[Saved entries]
========================================

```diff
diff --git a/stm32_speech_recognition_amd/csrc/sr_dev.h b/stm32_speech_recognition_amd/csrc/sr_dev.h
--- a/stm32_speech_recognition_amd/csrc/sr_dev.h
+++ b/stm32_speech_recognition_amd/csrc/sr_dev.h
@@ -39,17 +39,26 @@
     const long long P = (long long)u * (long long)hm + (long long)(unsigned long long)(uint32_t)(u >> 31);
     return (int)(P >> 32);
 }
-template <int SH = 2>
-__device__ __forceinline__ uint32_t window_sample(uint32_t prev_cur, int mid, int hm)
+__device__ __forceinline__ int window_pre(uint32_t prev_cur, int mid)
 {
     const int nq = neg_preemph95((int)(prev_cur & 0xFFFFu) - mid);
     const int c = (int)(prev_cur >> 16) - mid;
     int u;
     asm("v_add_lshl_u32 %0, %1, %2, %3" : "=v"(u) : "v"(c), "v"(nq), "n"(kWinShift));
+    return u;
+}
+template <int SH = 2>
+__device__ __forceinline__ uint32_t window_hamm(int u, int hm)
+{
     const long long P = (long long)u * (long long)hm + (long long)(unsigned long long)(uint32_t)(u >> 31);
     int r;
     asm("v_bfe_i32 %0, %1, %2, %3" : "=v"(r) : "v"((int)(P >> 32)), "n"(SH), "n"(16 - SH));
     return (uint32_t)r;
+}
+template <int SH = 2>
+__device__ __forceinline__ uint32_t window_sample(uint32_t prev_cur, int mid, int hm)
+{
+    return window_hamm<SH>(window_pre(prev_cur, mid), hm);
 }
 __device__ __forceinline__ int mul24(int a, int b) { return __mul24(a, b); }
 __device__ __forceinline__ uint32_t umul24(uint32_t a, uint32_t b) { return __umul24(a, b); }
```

========================================

:: Task statement ::
The word "const": say how many lines of the records hold it, and give nothing but the number.

:: Solution to this problem ::
4